D enters Tiobe top 20
newshound2 at digitalmars.com
Fri Nov 8 10:25:44 UTC 2019
On 11/8/2019 2:09 AM, Timon Gehr wrote:
> On 08.11.19 04:43, Walter Bright wrote:
>> I don't see anything on that site that contradicts what I wrote. In particular:
>> "Rust's core type system prohibits the aliasing of mutable state, but this is
>> too restrictive for implementing some low-level data structures. Consequently,
>> Rust's standard libraries make widespread internal use of "unsafe" blocks,
>> which enable them to opt out of the type system when necessary. The hope is
>> that such "unsafe" code is properly encapsulated, so that Rust's
>> language-level safety guarantees are preserved. But due to Rust's reliance on
>> a weak memory model of concurrency, along with its bleeding-edge type system,
>> verifying that Rust and its libraries are actually safe will require
>> fundamental advances to the state of the art."
>> is saying the same thing.
> Indeed, but more importantly, this group is working on verification techniques
> for unsafe Rust code, so it is likely that unsafe Rust libraries will be proved
> correct in the future.
I read it as ensuring the interface to the unsafe code is correct, not the
unsafe code itself. I.e. "is properly encapsulated".

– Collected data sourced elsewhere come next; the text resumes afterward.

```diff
@@ -964,8 +968,21 @@
 #define GK_RES_TOUCH_PACE_HH 0
 #endif
 constexpr int TOUCH_PACE_HH = GK_RES_TOUCH_PACE_HH;
-
-template <int RW, int LW, int MODE, int WBT = WB>
+#ifndef GK_RES_PIPE_D
+#define GK_RES_PIPE_D 8
+#endif
+constexpr int PIPE_D = GK_RES_PIPE_D;
+
+template <class F, int... I>
+__device__ __forceinline__ void seq_apply(F &&f, std::integer_sequence<int, I...>) {
+    (f(std::integral_constant<int, I>{}), ...);
+}
+template <int N, class F>
+__device__ __forceinline__ void seq_for(F &&f) {
+    seq_apply(f, std::make_integer_sequence<int, N>{});
+}
+
+template <int RW, int LW, int MODE, int WBT = WB, bool PIPE = false>
 __global__ __launch_bounds__(WT, 1) void k_mgs_wres(ResArgs a) {
     extern __shared__ double2 lw[];
     __shared__ double sm[WT / 64];
@@ -976,7 +993,7 @@
     const int t = threadIdx.x;
     constexpr int mode = MODE;
     constexpr int PACE = MODE == RES_MGS ? TOUCH_PACE : TOUCH_PACE_HH;
-    constexpr int TCH = MODE == RES_MGS ? TOUCH_MGS : TOUCH;
+    constexpr int TCH = MODE == RES_MGS ? (PIPE ? TOUCH_MGS_PIPE : TOUCH_MGS) : TOUCH;
     const int j = a.j, np = res_np(mode, j);
     const i64 n2 = a.n >> 1, ld2 = a.ld >> 1;
     const i64 nch = a.nres2 / WT;
@@ -1003,9 +1020,9 @@
         if ((a.n & 1) && blockIdx.x == gridDim.x - 1 && t == 0) a.w[a.n - 1] = (a.n - 1 == u) ? 1.0 : 0.0;
     } else {
 #pragma unroll
-        for (int k = 0; k < RW; ++k) wr[k] = (c0 + k < cend) ? W2[(c0 + k) * WT + t] : double2{0.0, 0.0};
+        for (int k = 0; k < RW; ++k) wr[k] = (PIPE || c0 + k < cend) ? W2[(c0 + k) * WT + t] : double2{0.0, 0.0};
         for (int k = 0; k < LW; ++k)
-            if (l0 + k < lend) lw[k * WT + t] = W2[(l0 + k) * WT + t];
+            if (PIPE || l0 + k < lend) lw[k * WT + t] = W2[(l0 + k) * WT + t];
     }
     auto red = [&](double &acc, const double2 &v, const double2 &b, int kind, i64 e2, bool chk) {
         if (kind == RK_DOT) {
@@ -1015,11 +1032,70 @@
             sq_acc(acc, v, e2, tail0, chk);
         }
     };
+    const i64 wc0 = c0, wl0 = l0;
     auto pass = [&](double ch, int i, int q, int kind) -> double {
         const double2 *__restrict__ A2 = V2 + (i64)i * ld2;
         const double2 *__restrict__ B2 = V2 + (i64)q * ld2;
         const bool dot = kind == RK_DOT;
         double acc = 0.0;
+        i64 c0 = wc0, l0 = wl0;
+        if constexpr (PIPE) {
+            int zero = 0;
+            asm volatile("" : "+s"(zero));
+            c0 += zero;
+            l0 += zero;
+        }
+        if constexpr (PIPE) {
+            constexpr int D = WBT, NCH = RW + LW;
+            static_assert(MODE == RES_MGS && NCH > D && 2 * (D - 1) <= 63 && !RES_QNT,
+                          "pipelined pass: the MGS step, counts within vmcnt's 6 bits, V_q default policy");
+            d2v pa[D], pb[D];
+            const unsigned lo = (unsigned)t * (unsigned)sizeof(double2);
+            const double2 *Ar = A2 + c0 * WT, *Al = A2 + l0 * WT, *Br = B2 + c0 * WT, *Bl = B2 + l0 * WT;
+            __builtin_amdgcn_s_waitcnt(0x0f70);
+            auto held = [&](int k) { return k < RW ? c0 + k < cend : l0 + (k - RW) < lend; };
+            auto issue = [&](auto kc) {
+                constexpr int k = decltype(kc)::value;
+                const double2 *ap = k < RW ? Ar + k * WT : Al + (k - RW) * WT;
+                const double2 *bq = k < RW ? Br + k * WT : Bl + (k - RW) * WT;
+                const double2 *bp = dot ? bq : Ar;
+                d2v &da = pa[k % D], &db = pb[k % D];
+                const unsigned off = lo;
+                asm volatile("global_load_dwordx4 %0, %1, %2 nt" : "=v"(da) : "v"(off), "s"(ap));
+                asm volatile("global_load_dwordx4 %0, %1, %2" : "=v"(db) : "v"(off), "s"(bp));
+            };
+            auto wait = [&](auto kc) {
+                constexpr int k = decltype(kc)::value;
+                constexpr int younger = NCH - 1 - k < D - 1 ? NCH - 1 - k : D - 1;
+                d2v &da = pa[k % D], &db = pb[k % D];
+                asm volatile("s_waitcnt vmcnt(%2)" : "+v"(da), "+v"(db) : "i"(2 * younger));
+            };
+            auto consume = [&](auto kc) {
+                constexpr int k = decltype(kc)::value;
+                const double2 av{pa[k % D].x, pa[k % D].y}, bv{pb[k % D].x, pb[k % D].y};
+                if (!held(k)) return;
+                if constexpr (k < RW) {
+                    wr[k].x = wr[k].x - ch * av.x;
+                    wr[k].y = wr[k].y - ch * av.y;
+                    red(acc, wr[k], bv, kind, (c0 + k) * WT + t, false);
+                } else {
+                    constexpr int kl = k - RW;
+                    double2 wv = lw[kl * WT + t];
+                    wv.x = wv.x - ch * av.x;
+                    wv.y = wv.y - ch * av.y;
+                    lw[kl * WT + t] = wv;
+                    red(acc, wv, bv, kind, (l0 + kl) * WT + t, false);
+                }
+            };
+            seq_for<D>(issue);
+            seq_for<NCH>([&](auto kc) {
+                constexpr int k = decltype(kc)::value;
+                wait(kc);
+                consume(kc);
+                if constexpr (k + D < NCH) issue(std::integral_constant<int, k + D>{});
+            });
+            return acc;
+        }
         auto rbatch = [&](const int k0) {
             double2 av[WBT], bv[WBT];
 #pragma unroll
@@ -1242,12 +1318,17 @@
     }
     const double hn = sqrt(h);
     double2 *__restrict__ O2 = reinterpret_cast<double2 *>(a.vout);
+    if constexpr (PIPE) {
+        int zero = 0;
+        asm volatile("" : "+s"(zero));
+        O2 += zero;
+    }
 #pragma unroll
     for (int k = 0; k < RW; ++k)
-        if (c0 + k < cend)
+        if (PIPE || c0 + k < cend)
             O2[(c0 + k) * WT + t] = hn != 0.0 ? double2{wr[k].x / hn, wr[k].y / hn} : double2{0.0, 0.0};
     for (int k = 0; k < LW; ++k)
-        if (l0 + k < lend) {
+        if (PIPE || l0 + k < lend) {
             const double2 v = lw[k * WT + t];
             O2[(l0 + k) * WT + t] = hn != 0.0 ? double2{v.x / hn, v.y / hn} : double2{0.0, 0.0};
         }
diff --git a/include/gmres_hip.h b/include/gmres_hip.h
--- a/include/gmres_hip.h
+++ b/include/gmres_hip.h
@@ -153,6 +153,7 @@
 #define GK_TUNE_RES_PF 27
 #define GK_TUNE_SR_BLOCKS 28
 #define GK_TUNE_SR_TWO_LEVEL 29
+#define GK_TUNE_RES_PIPE 30
 int gk_set_tuning(gk_ctx *ctx, int key, int value);
 int gk_debug_hold_stream(gk_ctx *ctx, int hold);
 
```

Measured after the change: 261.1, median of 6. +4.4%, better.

After all, if the unsafe code can be proved correct, then it is no longer
unsafe, and Rust's ownership/borrowing system can be dispensed with entirely as
unnecessary for safety.
I'm happy to let the CS Phd's work on those problems, as I am way out of my
depth on it.
I've convinced myself that the Ownership/Borrowing notion is sound, but have no
idea how to formally prove it.
> There is also this recent work on functional verification of safe Rust code:
I don't see any reason why the techniques used in the paper wouldn't work on D,
Note that the paper says: "We do not address unsafe code in this paper".